REQUIRED ACTION:
Tell me how many lines in the data below hold the string "json", and say nothing else.

EXERCISE INPUT:
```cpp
anx_batch *anx_batch_encode(const anx_model *, const char *const *utf8, size_t n, const anx_params *);
anx_batch *anx_batch_encode_packed(const anx_model *, const char *blob, size_t blob_len, size_t n, const anx_params *);
anx_batch *anx_batch_encode_packed_device(const anx_model *, const void *device_blob, size_t blob_len, size_t n, const anx_params *);
anx_batch *anx_batch_encode_packed_device_on(const anx_model *, const void *device_blob, size_t blob_len, size_t n, const anx_params *, void *stream);
int anx_batch_run(const anx_model *, anx_batch *, void *stream);
int anx_batch_run_async(const anx_model *, anx_batch *, void *stream);
int anx_batch_wait(const anx_model *, anx_batch *);
int anx_batch_fetch(const anx_batch *, anx_result **out_rows, size_t **out_offsets);
int anx_batch_fetch_compact(const anx_batch *, anx_topk_record **out_rows, uint32_t **out_offsets);
void anx_compact_free(anx_topk_record *rows, uint32_t *offsets);
void anx_compact_to_results(const anx_topk_record *rows, size_t n_rows, anx_result *out);
typedef struct anx_pipeline anx_pipeline;
anx_pipeline *anx_pipeline_new(const anx_model *, int depth );
int anx_pipeline_submit_packed(anx_pipeline *, const char *blob, size_t blob_len, size_t n, const anx_params *);
int anx_pipeline_pending(const anx_pipeline *);
int anx_pipeline_next(anx_pipeline *, anx_topk_record **out_rows, uint32_t **out_offsets, size_t *out_n);
void anx_pipeline_free(anx_pipeline *);
int anx_batch_fetch_pairs(const anx_batch *, anx_pair **out_pairs, size_t *out_n);
void anx_pairs_free(anx_pair *);
int anx_batch_pair_counts(anx_batch *, uint32_t **out_counts);
void anx_counts_free(uint32_t *);
int anx_batch_export_topk(const anx_batch *, void *device_dst, uint32_t stride, void *stream);
int anx_batch_export_compact(const anx_batch *, void *device_dst, size_t capacity, void *stream, size_t *used);
int anx_batch_gather_compact(const anx_batch *, int dst_device, void *device_dst, size_t capacity, size_t *shard_offsets, size_t *used);
typedef struct anx_batch_stats {
  uint64_t n_queries;
  uint64_t n_pairs;
  uint64_t n_class_tests;
  uint64_t n_results;
  uint64_t n_scan_blocks;
  uint64_t n_tests_kind[5];
  uint64_t n_pair_slots;
  uint64_t n_survivors;
  float ms_scan, ms_group, ms_score, ms_rank, ms_total;
  float ms_scan_kernel;
  uint64_t n_selected;
  float ms_filter_score_kernel;
  uint64_t n_prefiltered_in_scan;
  uint64_t n_conf_scripts;
  uint64_t n_adj_tiles;
  uint64_t n_adj_records;
  uint64_t n_adj_records_first;
} anx_batch_stats;
int anx_batch_get_stats(const anx_batch *, anx_batch_stats *, size_t struct_size);
int anx_batch_num_shards(const anx_batch *);
int anx_batch_shard_info(const anx_batch *, int shard, int *device, size_t *first_input, size_t *n_inputs);
int anx_batch_shard_inputs(const anx_batch *, int shard, const uint32_t **indices);
void anx_batch_free(anx_batch *);
void anx_device_pool_trim(int device);
void anx_shutdown(void);

int anx_debug_set_switch(const char *name, const char *value);
void anx_debug_kernel_timer(int enable);
int anx_debug_kernel_time(const char *name, double *total_ms, uint64_t *launches);
int anx_debug_search_stats(uint64_t out[4]);
int anx_debug_small_stats(uint64_t out[2]);
int anx_debug_length_split(const anx_model *, const char *const *utf8, size_t n, const anx_params *, int n_shards, uint8_t *out_shard,
                           const double *learn_ms);
int anx_debug_signature(const anx_model *, const char *utf8, uint64_t *out_sig);
int anx_debug_entries(const anx_model *, uint32_t **out_vocab_ids, size_t *n);
int anx_debug_adjacency(const anx_model *, int closure, uint64_t budget_bytes, const uint64_t *sigs, size_t n, uint32_t *out_cum,
                        uint32_t **out_ids, uint64_t *out_stats);
int anx_debug_adjacency_device(const anx_model *, const uint64_t *sigs, size_t n, uint32_t *out_cum, uint32_t **out_ids);
int anx_debug_band_bound(int device, const uint8_t *q_rows, const uint8_t *c_rows, const uint8_t *lq, const uint8_t *lc, size_t n,
                         int d, int form, uint8_t *out_reject);

int anx_format_query_output(const anx_model *, const char *const *utf8_inputs, size_t n, const anx_result *rows,
                            const size_t *offsets, float freq_weight, int json, int output_lexmatch,
                            uint64_t first_seqnr, char **out, size_t *out_len);
void anx_string_free(char *);

int anx_model_add_to_confusables(anx_model *, const char *editscript, double weight);
int anx_model_read_confusablelist(anx_model *, const char *path);
void anx_model_set_confusables_before_pruning(anx_model *);
int anx_edit_script(const char *source, const char *target, char *out, int cap);
int anx_model_confusable_weight(const anx_model *, const char *input_utf8, uint64_t vocab_id, double *out_weight);

typedef struct anx_search_params {
  anx_params base;
  uint8_t max_ngram;
  uint32_t max_seq;
  float lm_weight;
  float variantmodel_weight;
  float contextrules_weight;
  int32_t unicodeoffsets;
} anx_search_params;
typedef struct anx_match {
  uint64_t begin, end;
  uint32_t n;
  int32_t selected;
  uint64_t var_begin, var_end;
  uint32_t tag_begin, tag_end;
} anx_match;
typedef struct anx_match_tag {
  uint16_t tag;
  uint8_t seqnr;
  uint8_t pad_;
} anx_match_tag;
void anx_default_search_params(anx_search_params *);
int anx_find_all_matches_batch(const anx_model *, const char *const *utf8_texts, size_t n, const anx_search_params *,
                               anx_match **out_matches, size_t **out_offsets, anx_result **out_rows, size_t *out_n_rows,
                               anx_match_tag **out_tags);
void anx_matches_free(anx_match *matches, size_t *offsets, anx_result *rows, anx_match_tag *tags);
int anx_format_search_output(const anx_model *, const char *const *utf8_texts, size_t n, const anx_match *matches,
                             const size_t *offsets, const anx_result *rows, const anx_match_tag *tags,
                             float freq_weight, int json, int output_lexmatch, uint64_t first_seqnr, char **out,
                             size_t *out_len);

int anx_model_add_contextrule(anx_model *, const char *pattern, float score, const char *const *tags, size_t n_tags,
                              const char *const *tagoffsets, size_t n_tagoffsets);
int anx_model_read_contextrules(anx_model *, const char *path);
size_t anx_model_num_tags(const anx_model *);
const char *anx_model_tag_name(const anx_model *, size_t index);

int anx_learn_variants(anx_model *, const char *const *utf8, size_t n, const anx_params *, int auto_build, uint64_t *count);
int anx_learn_variants_search(anx_model *, const char *const *utf8_texts, size_t n, const anx_search_params *, int auto_build,
                              uint64_t *count);
int anx_learn_apply_rows(anx_model *, const char *const *utf8, size_t n, const anx_result *rows, const size_t *offsets, uint64_t *count);
int64_t anx_model_variants(const anx_model *, uint64_t vocab_id, uint8_t *kinds, uint64_t *ids, double *scores, size_t cap);
uint32_t anx_model_vocab_type(const anx_model *, uint64_t vocab_id);
int anx_format_variant_list(const anx_model *, int json, char **out);
int anx_debug_learn_stats(uint64_t out[4]);
int anx_debug_learn_times(double out[6]);

#ifdef __cplusplus
}
#endif
#endif
```

Measured before the change: 53.91 billion.

## Resolve adjacency row ranges into tiles and count length-rejected rows without emitting hits

Tile construction now precomputes the absolute adjacency row range and the six packed section boundaries into the tile record, which grows to 16 words. The scan kernel then skips the dependent header load per tile. A second switch bit lets length-rejected adjacency candidates be tallied as counted-only instead of being written to the hit buffer. This trades a larger tile record and 16-bit section limits (with a fallback) for fewer global loads and less hit traffic.

```diff
diff --git a/analiticcl_amd/_lib.py b/analiticcl_amd/_lib.py
--- a/analiticcl_amd/_lib.py
+++ b/analiticcl_amd/_lib.py
@@ -198,6 +198,7 @@
         "anx_debug_entries": (C.c_int, [vp, C.POINTER(C.POINTER(C.c_uint32)), C.POINTER(C.c_size_t)]),
         "anx_debug_adjacency": (C.c_int, [vp, C.c_int, C.c_uint64, vp, C.c_size_t, vp, C.POINTER(C.POINTER(C.c_uint32)), vp]),
         "anx_debug_adjacency_device": (C.c_int, [vp, vp, C.c_size_t, vp, C.POINTER(C.POINTER(C.c_uint32))]),
+        "anx_debug_adj_tile_rows": (C.c_int, [vp, C.c_uint32, vp]),
         "anx_debug_band_bound": (C.c_int, [C.c_int, vp, vp, vp, vp, C.c_size_t, C.c_int, C.c_int, vp]),
         "anx_batch_free": (None, [vp]),
         "anx_device_pool_trim": (None, [C.c_int]),
diff --git a/analiticcl_amd/csrc/adjacency.h b/analiticcl_amd/csrc/adjacency.h
--- a/analiticcl_amd/csrc/adjacency.h
+++ b/analiticcl_amd/csrc/adjacency.h
@@ -2,6 +2,8 @@
 #include <cstdint>
 #include <cstddef>
 #include <vector>
+
+#include "sig_hash.h"
 
 namespace anx {
 
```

REPLY TO THE TASK:
3